SUPPLIED ENTRIES below:
@@ -587,8 +631,7 @@
   extern __shared__ __attribute__((aligned(16))) unsigned char smem[];
   T* lsum = reinterpret_cast<T*>(smem);
   uint32_t* lcnt = reinterpret_cast<uint32_t*>(smem + a.cnt_off);
-  const epa::MathTabs mt = epa::build_math_tabs(smem + a.tab_off);
-  const double* tab = mt.exp2_tab;
+  const double* tab = epa::build_exp2_tab(smem + a.tab_off);
   __shared__ int differs;
   __shared__ unsigned long long rb_lo_key, rb_hi_key;
   const int c = blockIdx.y, tb = a.xcd_map ? epa::xcd_contiguous(blockIdx.x, a.n_tbins) : (int)blockIdx.x;
@@ -726,8 +769,7 @@
   extern __shared__ __attribute__((aligned(16))) unsigned char smem[];
   T* lsum = reinterpret_cast<T*>(smem);
   uint32_t* lcnt = reinterpret_cast<uint32_t*>(smem + a.cnt_off);
-  const epa::MathTabs mt = epa::build_math_tabs(smem + a.tab_off);
-  const double* tab = mt.exp2_tab;
+  const double* tab = epa::build_exp2_tab(smem + a.tab_off);
   const int c = blockIdx.y, tb = a.xcd_map ? epa::xcd_contiguous(blockIdx.x, a.n_tbins) : (int)blockIdx.x;
   const int S = a.S, n_rbins = a.n_rbins;
   if (a.flagged_only && !left_to_rows(mvbs_out + ((size_t)c * a.n_tbins + tb) * n_rbins)) return;
@@ -878,7 +920,7 @@
                         void* mvbs_out, void* sum_out, uint32_t* cnt_out, int dtype,
                         size_t lds_bytes, unsigned cnt_off, unsigned long long* rmax_key,
                         unsigned long long* rstat, const double* dscale, const double* doffset, void* depth_out,
-                        hipStream_t st) {
+                        void* coltab_ws, hipStream_t st) {
   epa_fused::Args a{};
   a.dscale = dscale; a.doffset = doffset; a.depth_out = dscale ? depth_out : nullptr;
   a.rmax_key = rmax_key;
@@ -893,7 +935,7 @@
   a.cnt_off = cnt_off;
 #define EPA_GO(T, RawT)                                                                           \
   return epa_fused::launch<T, RawT>(a, reinterpret_cast<const RawT*>(raw), n_valid, coef, bin_start, \
-                                    sv_out, mvbs_out, sum_out, cnt_out, C, lds_bytes, st)
+                                    sv_out, mvbs_out, sum_out, cnt_out, C, lds_bytes, coltab_ws, st)
   if (raw_is_i16) {
     if (dtype == EPA_F64) EPA_GO(double, int16_t);
     EPA_GO(float, int16_t);
diff --git a/echopype_amd/ops.py b/echopype_amd/ops.py
--- a/echopype_amd/ops.py
+++ b/echopype_amd/ops.py
@@ -337,6 +337,10 @@
     return C * n_tbins < 1024 or lds > 128 * 1024
 
 
+def _coltab_ws(C, S, dtype, dev):
+    return torch.empty(C * S, dtype=dtype, device=dev)
+
+
 def sv_mvbs_fused(raw, coef, bin_start, n_tbins, range_bin, n_rbins, *, cal_type="Sv",
                   cal_flags=_lib.FLAG_GUARD_POS | _lib.FLAG_MASK_RANGE, skipna=True, closed="left",
                   fill_value=float("nan"), dtype=torch.float64, want_sv=True, want_range=False,
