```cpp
struct Schedule {
    bool valid = false;
    int kind = GNNAGG_SCHED_NOP;
    int num_target = 0;
    bool permuted = false;
    bool gpu_built = false;
    int n_edges_perm = 0;
    int total_cols = 0;
    int par_num = 0;
    std::vector<int> h_ptr_s, h_target, h_idx_s, h_slot, h_empty;
    std::vector<int> h_eperm;
    std::vector<float> h_val_s;
    DevBuf<int> ptr_s, target, slot, empty_rows, mrow_id, mrow_ptr, idx_s, big_rows;
    DevBuf<int> eperm;
    DevBuf<int> idx_f, span_g, crows, rg_ptr, rg_idx;
    int n_spans = 0, n_crows = 0;
    std::vector<long> span_cost_prefix;
    int n_big = 0;
    DevBuf<float> val_s;
    int n_empty = 0, n_mrows = 0, n_slots = 0;
    std::vector<long> cost_prefix;

    void reset()
    {
        valid = false;
        ptr_s.release(); target.release(); slot.release(); empty_rows.release();
        mrow_id.release(); mrow_ptr.release(); idx_s.release(); val_s.release(); big_rows.release(); eperm.release(); n_big = 0;
        idx_f.release(); span_g.release(); crows.release(); rg_ptr.release(); rg_idx.release(); n_spans = n_crows = 0;
        span_cost_prefix.clear();
        h_ptr_s.clear(); h_target.clear(); h_idx_s.clear(); h_val_s.clear(); h_slot.clear(); h_empty.clear(); h_eperm.clear();
        cost_prefix.clear();
        num_target = n_empty = n_mrows = n_slots = 0;
        permuted = gpu_built = false;
        n_edges_perm = 0;
    }
    WorkList worklist() const
    {
        WorkList w;
        w.ptr = ptr_s.p; w.target = target.p; w.slot = slot.p; w.empty_rows = empty_rows.p;
        w.n_items = num_target; w.n_empty = n_empty;
        w.mrow_id = mrow_id.p; w.mrow_ptr = mrow_ptr.p; w.n_mrows = n_mrows; w.n_slots = n_slots;
        w.big_rows = big_rows.p; w.n_big = n_big;
        return w;
    }
};

struct BalancedPlan {
    bool valid = false;
    int chunk = 64;
    int n0 = 0, n1 = 0, n_mrows = 0, n_slots = 0, n_big = 0;
    DevBuf<int> t0, t1, mrow_id, mrow_ptr, big_rows, slot_hub;
    std::vector<long> t0_cost_prefix;
    std::vector<int> h_t0;
    DevBuf<int> t0_sorted;
    std::vector<long> t0s_cost_prefix;
    void reset()
    {
        valid = false;
        t0.release(); t1.release(); mrow_id.release(); mrow_ptr.release(); big_rows.release(); slot_hub.release();
        t0_cost_prefix.clear(); h_t0.clear(); t0_sorted.release(); t0s_cost_prefix.clear();
        n0 = n1 = n_mrows = n_slots = n_big = 0;
    }
};
static constexpr int kSegChunksHost = 16;

struct RowsPlan {
    bool valid = false;
    bool medium_ok = true;
    int n0 = 0, n1 = 0, n2 = 0, long_deg = 256, med_deg = 256;
    DevBuf<int> r0, r1, r2, r1_rows;
    std::vector<long> r0_cost_prefix;
};

static constexpr int kItemCost = 2;

struct Ctx {
    enum Kind { GCN, GAT } kind;
    int V = 0, E = 0;
    const int *d_ptr = nullptr;
    const int *d_idx = nullptr;
    const float *d_val = nullptr;
    const int *row_aux = nullptr;
    hipStream_t stream = nullptr;
    std::vector<int> h_ptr;
    Schedule sched[2];
    BalancedPlan plan;
    BalancedPlan plan_sched;
    BalancedPlan plan_part;
    struct RowsBlocked {
        bool tried = false, ok = false;
        Schedule sched;
        DevBuf<int> span_g, idx_f;
        DevBuf<int> r1;
        DevBuf<unsigned char> hub_mask;
        int n1 = 0;
        std::vector<int> span0;
        std::vector<std::vector<long>> cost;
        void reset() { tried = ok = false; sched.reset(); span_g.release(); idx_f.release(); r1.release(); hub_mask.release(); n1 = 0; span0.clear(); cost.clear(); }
    } rb;
    bool keep_h_eperm = false;
    DevBuf<float> yt;
    DevBuf<float> den_t;
    int opt_rows_blocked = 1;
    int opt_hub_tile = 0;
    int opt_rows_medium = 0;
    int opt_rb_hub_edges = 0;
    RowsPlan rows_plan;
    RowsPlan rows_plan_nomed;
    hipStream_t aux_stream = nullptr;
    hipEvent_t ev_fork = nullptr, ev_join = nullptr;
    Schedule sched_edges;
    DevBuf<float> den;
    DevBuf<float> partial, partial_den;
    DevBuf<float> xt;
    DevBuf<float> att_t;
#ifdef GNNAGG_EXTRAS
    int tiled = 1;
    int opt_retile = 1;
    int use_spans = 1;
    int inkernel_combine = 1;
    int use_plan = 1;
    int part_descriptors = 1;
    int opt_part_min_deg = 96;
#else
    static constexpr int tiled = 1, opt_retile = 1, use_spans = 1, inkernel_combine = 1, use_plan = 1, part_descriptors = 1, opt_part_min_deg = 96;
#endif
    int opt_partitions = -1;
// ... 52 lines not shown
```

gnn_computing_amd/csrc/common.h:

```cpp
#pragma once
#include <cstddef>
#include <cstdint>
#include <string>

#include "../../include/gnnagg.h"

namespace gnnagg {

int fail(int code, const std::string &msg);

void reorder_csr(const int *ptr, const int *idx, const int *map, const int *rmap, int V, int *newptr, int *newidx);
int neighbor_grouping(const int *ptr, int ng, int V, int *ptr_out, int *target_out);
int locality_schedule(const int *ptr, const int *idx, const float *val, int par_num, int ng, int V, int total_v,
                      int *ptr_out, int *idx_out, float *val_out, int *target_out, int *eid_out = nullptr);
int load_graph(const char *datadir, const char *dset, const char *suffix, int shuffle, int *num_v, int *num_e,
               int **ptr_o, int **idx_o, int **rows_o, int **rrows_o);
void partition_rows(const int *ptr, int V, int nparts, int *bounds);
int halo_plan_slice(const int *ptr_slice, const int *idx_slice, int num_cols, const int *bounds, int nparts, int rank, int *lptr,
                    int *lidx, int **halo_ids_o, int *halo_counts, int *num_halo);
int halo_plan(const int *ptr, const int *idx, int V, const int *bounds, int nparts, int rank, int *lptr, int *lidx,
              int **halo_ids_o, int *halo_counts, int *num_halo);
int halo_stage_count(int world, int mode, int k);
void halo_stage_plan_recv(const long long *recv_rows, int world, int rank, int mode, int k, long long *stage_recv, int *new_of_old);
void halo_stage_plan_send(const long long *send_rows, int world, int rank, int mode, int k, long long *stage_send, int *order);

int cluster_reorder(const int *ptr, const int *idx, int V, double threshold, int num_perm, int cap, uint64_t seed,
                    int max_bucket, int *rows_out, int *num_clusters_out, int order_mode = 0, int cache_rows = 4096);


static constexpr int kBigRowPartials = 64;

struct WorkList {
    const int *ptr = nullptr;
    const int *target = nullptr;
    const int *slot = nullptr;
    const int *empty_rows = nullptr;
    int n_items = 0;
    int n_empty = 0;
    const int *mrow_id = nullptr;
    const int *mrow_ptr = nullptr;
    int n_mrows = 0;
    int n_slots = 0;
    const int *big_rows = nullptr;
    int n_big = 0;
};

struct TileSpec {
    int on = 0;
    int tile_w = 64;
    int xpitch = 0;
    long x_tile_stride = 0;
    int ppitch = 0;
    long p_tile_stride = 0;
    int yvec = 1;
};

struct GcnLaunch {
    WorkList wl;
    const int *row_ptr = nullptr;
    const int *idx = nullptr;
    const float *val = nullptr;
    const float *x = nullptr;
    float *y = nullptr;
    float *partial = nullptr;
    int feat = 0;
    int reduce = GNNAGG_REDUCE_SUM;
    int xcd_remap = 1;
    int accumulate = 0;
    const int *row_aux = nullptr;
    int relu = 0;
    void *timer = nullptr;
    int *timer_blocks_out = nullptr;
    int timer_capacity = 0;
    const long *xcd_item_cost_prefix = nullptr;
};

struct GcnPlanLaunch {
    const void *t0 = nullptr;
    const void *t1 = nullptr;
    int n0 = 0, n1 = 0, chunk = 64;
    const long *t0_cost_prefix = nullptr;
    WorkList hubs;
    const int *row_ptr = nullptr;
    const int *idx = nullptr;
    const float *val = nullptr;
    const void *x = nullptr;
    void *y = nullptr;
    int x_dtype = GNNAGG_DTYPE_F32, y_dtype = GNNAGG_DTYPE_F32;
    float *partial = nullptr;
    int feat = 0;
    int reduce = GNNAGG_REDUCE_SUM;
    int xcd_remap = 2;
    int accumulate = 0;
    const int *row_aux = nullptr;
    int relu = 0;
    int num_rows = 0;
    int t0_partials = 0;
    const int *slot_hub = nullptr;
    int *hub_count = nullptr;
    int hub_count_stride = 0;
    const float *nn_weight = nullptr;
    float *nn_out = nullptr;
    int nn_cols = 0;
    TileSpec tile;
    int probe = 0;
    int unroll = 0;
};

struct SpanLaunch {
    const int *span_g = nullptr;
    int n_spans = 0;
    const long *span_cost_prefix = nullptr;
    const int *ptr_s = nullptr;
    const int *idx_f = nullptr;
    const float *val_s = nullptr;
    const int *target = nullptr;
    int n_groups = 0;
    const int *crows = nullptr;
    int n_crows = 0;
    const int *rg_ptr = nullptr, *rg_idx = nullptr;
    const int *empty_rows = nullptr;
    int n_empty = 0;
    const int *row_ptr = nullptr;
    const float *x = nullptr;
    int x_rows = 0;
    float *y = nullptr;
    float *partial = nullptr;
    int feat = 0, reduce = GNNAGG_REDUCE_SUM, relu = 0;
    TileSpec tile;
    int probe = 0;
    int chain = 0;
};
int launch_gcn_span(const SpanLaunch &a, void *stream);
int launch_zero_words(void *p, size_t n_words, void *stream);
// ... 135 lines not shown
```
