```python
class _FocalCE(torch.autograd.Function):
    @staticmethod
    def forward(ctx, logits, labels, gamma):
        _need_gpu(logits, labels)
        assert logits.dim() == 2 and logits.dtype in (BF16, torch.float32)
        strided = logits.stride(1) == 1 and logits.stride(0) > logits.shape[1] and logits.stride(0) % 2 == 0
        lg = logits if strided else _c(logits)
        lab = _c(labels.long())
        rows, V = lg.shape
        ld = lg.stride(0)
        dev = lg.device
        row_ce = torch.empty(rows, device=dev, dtype=torch.float32)
        row_lse = torch.empty_like(row_ce)
        acc = torch.zeros(2, device=dev, dtype=torch.float32)
        loss, count = acc[0:1], acc[1:2]
        check(_lib.lib().clv_focal_ce_fwd_ld(_ptr(lg), int(lg.dtype == BF16), _ptr(lab), _ptr(row_ce), _ptr(row_lse),
                                             _ptr(loss), _ptr(count), rows, V, ld, float(gamma), _stream()),
              'clv_focal_ce_fwd_ld')
        ctx.save_for_backward(lg, lab, row_ce, row_lse, count)
        ctx.gamma = float(gamma)
        return loss[0]

    @staticmethod
    def backward(ctx, dloss):
        lg, lab, row_ce, row_lse, count = ctx.saved_tensors
        rows, V = lg.shape
        ld = lg.stride(0)
        dl = _c(dloss.float().reshape(1))
        buf = torch.empty(rows, ld, device=lg.device, dtype=lg.dtype)
        if ld > V:
            buf._clv_dscores_pad = ld
        check(_lib.lib().clv_focal_ce_bwd_ld(_ptr(lg), int(lg.dtype == BF16), _ptr(lab), _ptr(row_ce), _ptr(row_lse),
                                             _ptr(count), _ptr(dl), _ptr(buf), rows, V, ld, ctx.gamma, _stream()),
              'clv_focal_ce_bwd_ld')
        return buf[:, :V], None, None


def focal_ce_masked(logits, labels, gamma=2.0):
    return _FocalCE.apply(logits, labels, gamma)


class _InfoNCE(torch.autograd.Function):
    @staticmethod
    def forward(ctx, e0, e1, e2, e3, temperature, margin):
        _need_gpu(e0)
        es = [_c(e.float()) for e in (e0, e1, e2, e3)]
        G, Dm = es[0].shape
        L = _lib.lib()
        work = torch.empty(L.clv_infonce_work_floats(G, Dm), device=e0.device, dtype=torch.float32)
# ... 362 lines not shown
```

### include/clover_hip.h

```cpp
#ifndef CLOVER_HIP_H
#define CLOVER_HIP_H
#include <stdint.h>

#ifdef __cplusplus
extern "C" {
#endif

#define CLV_ABI_VERSION 18
#define CLV_ERR_ARG (-1)
#define CLV_ERR_UNSUPPORTED (-2)
#define CLV_ERR_LAUNCH (-3)

int clv_abi_version(void);
int clv_half_type(void);

typedef struct ClvAttnGeom {
    int32_t mode;
    int32_t groups;
    int32_t N;
    int32_t nH;
    int32_t hd;
    int32_t D, H, W;
    int32_t wd, wh, ww;
    int32_t sd, sh, sw;
// ... 210 lines not shown
                       float lr, float beta1, float beta2, float eps, float weight_decay, void* stream);

int clv_sgemm_nt(const float* A, const float* B, const float* bias, float* C, int64_t M, int32_t N, int32_t K,
                 int64_t lda, int64_t ldb, int64_t ldc, void* stream);
int clv_sgemm_strided(const float* A, const float* B, const float* bias, float* C, int64_t M, int32_t N, int32_t K,
                      int64_t sai, int64_t sak, int64_t sbj, int64_t sbk, int64_t ldc, int32_t accumulate, void* stream);
int clv_sgemm_strided_rowsum(const float* A, const float* B, float* C, float* rowsum, int64_t M, int32_t N, int32_t K,
                             int64_t sai, int64_t sak, int64_t sbj, int64_t sbk, int64_t ldc, int32_t accumulate,
                             void* stream);
int clv_attn_f32_fwd(const float* q, const float* k, const float* v, float* o, const float* bias, const int32_t* rid,
                     const float* kmask, const ClvAttnGeom* geom, int32_t round_p, void* stream);
int64_t clv_attn_f32_bwd_work_floats(const ClvAttnGeom* geom);
int clv_attn_f32_bwd(const float* q, const float* k, const float* v, const float* dout, const float* bias,
                     const int32_t* rid, const float* kmask, float* dq, float* dk, float* dv, float* dbias, float* work,
                     const ClvAttnGeom* geom, void* stream);

int clv_patch_embed_fwd_fp8(const float* x, const void* w8, const float* wscale, const float* bias, const float* gamma,
                            const float* beta, const float* mask_token, const int64_t* vmask, void* out_clean,
                            void* out_masked, void* z_out, float* mean, float* rstd, int32_t B, int32_t T, int32_t H,
                            int32_t W, int32_t C, int32_t mh, int32_t mw, float eps, void* stream);
int clv_quant_fp8_rows(const void* x, void* q, float* scale, int64_t rows, int32_t K, int64_t ldx, int64_t ldq,
                       void* stream);
int clv_gemm_nt_fp8_supported(int64_t M, int32_t N, int32_t K);
int clv_gemm_nt_fp8(const void* a8, const void* b8, const float* sa, const float* sb, const float* bias, void* c, void* c2,
                    int64_t M, int32_t N, int32_t K, int64_t lda, int64_t ldb, int64_t ldc, int32_t epilogue,
                    void* stream);

int clv_pack_bf16(const float* src, void* dst, int64_t n, void* stream);
int clv_sumsq_bf16(const void* g, float* acc, int64_t n, void* stream);
int clv_adamw_step_dev_bf16g(float* p, const void* g, float* m, float* v, void* shadow, const void* state, int64_t n,
                             float lr, float beta1, float beta2, float eps, float weight_decay, void* stream);
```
End of SUPPLIED ENTRIES.
*PROBLEM*:
The answer should contain only the lines from the first line of the entries through the line holding "long rb_lo_key, rb_hi_key;", each exactly as written.

*EXERCISE RESPONSE*:
@@ -587,8 +631,7 @@
   extern __shared__ __attribute__((aligned(16))) unsigned char smem[];
   T* lsum = reinterpret_cast<T*>(smem);
   uint32_t* lcnt = reinterpret_cast<uint32_t*>(smem + a.cnt_off);
-  const epa::MathTabs mt = epa::build_math_tabs(smem + a.tab_off);
-  const double* tab = mt.exp2_tab;
+  const double* tab = epa::build_exp2_tab(smem + a.tab_off);
   __shared__ int differs;
   __shared__ unsigned long long rb_lo_key, rb_hi_key;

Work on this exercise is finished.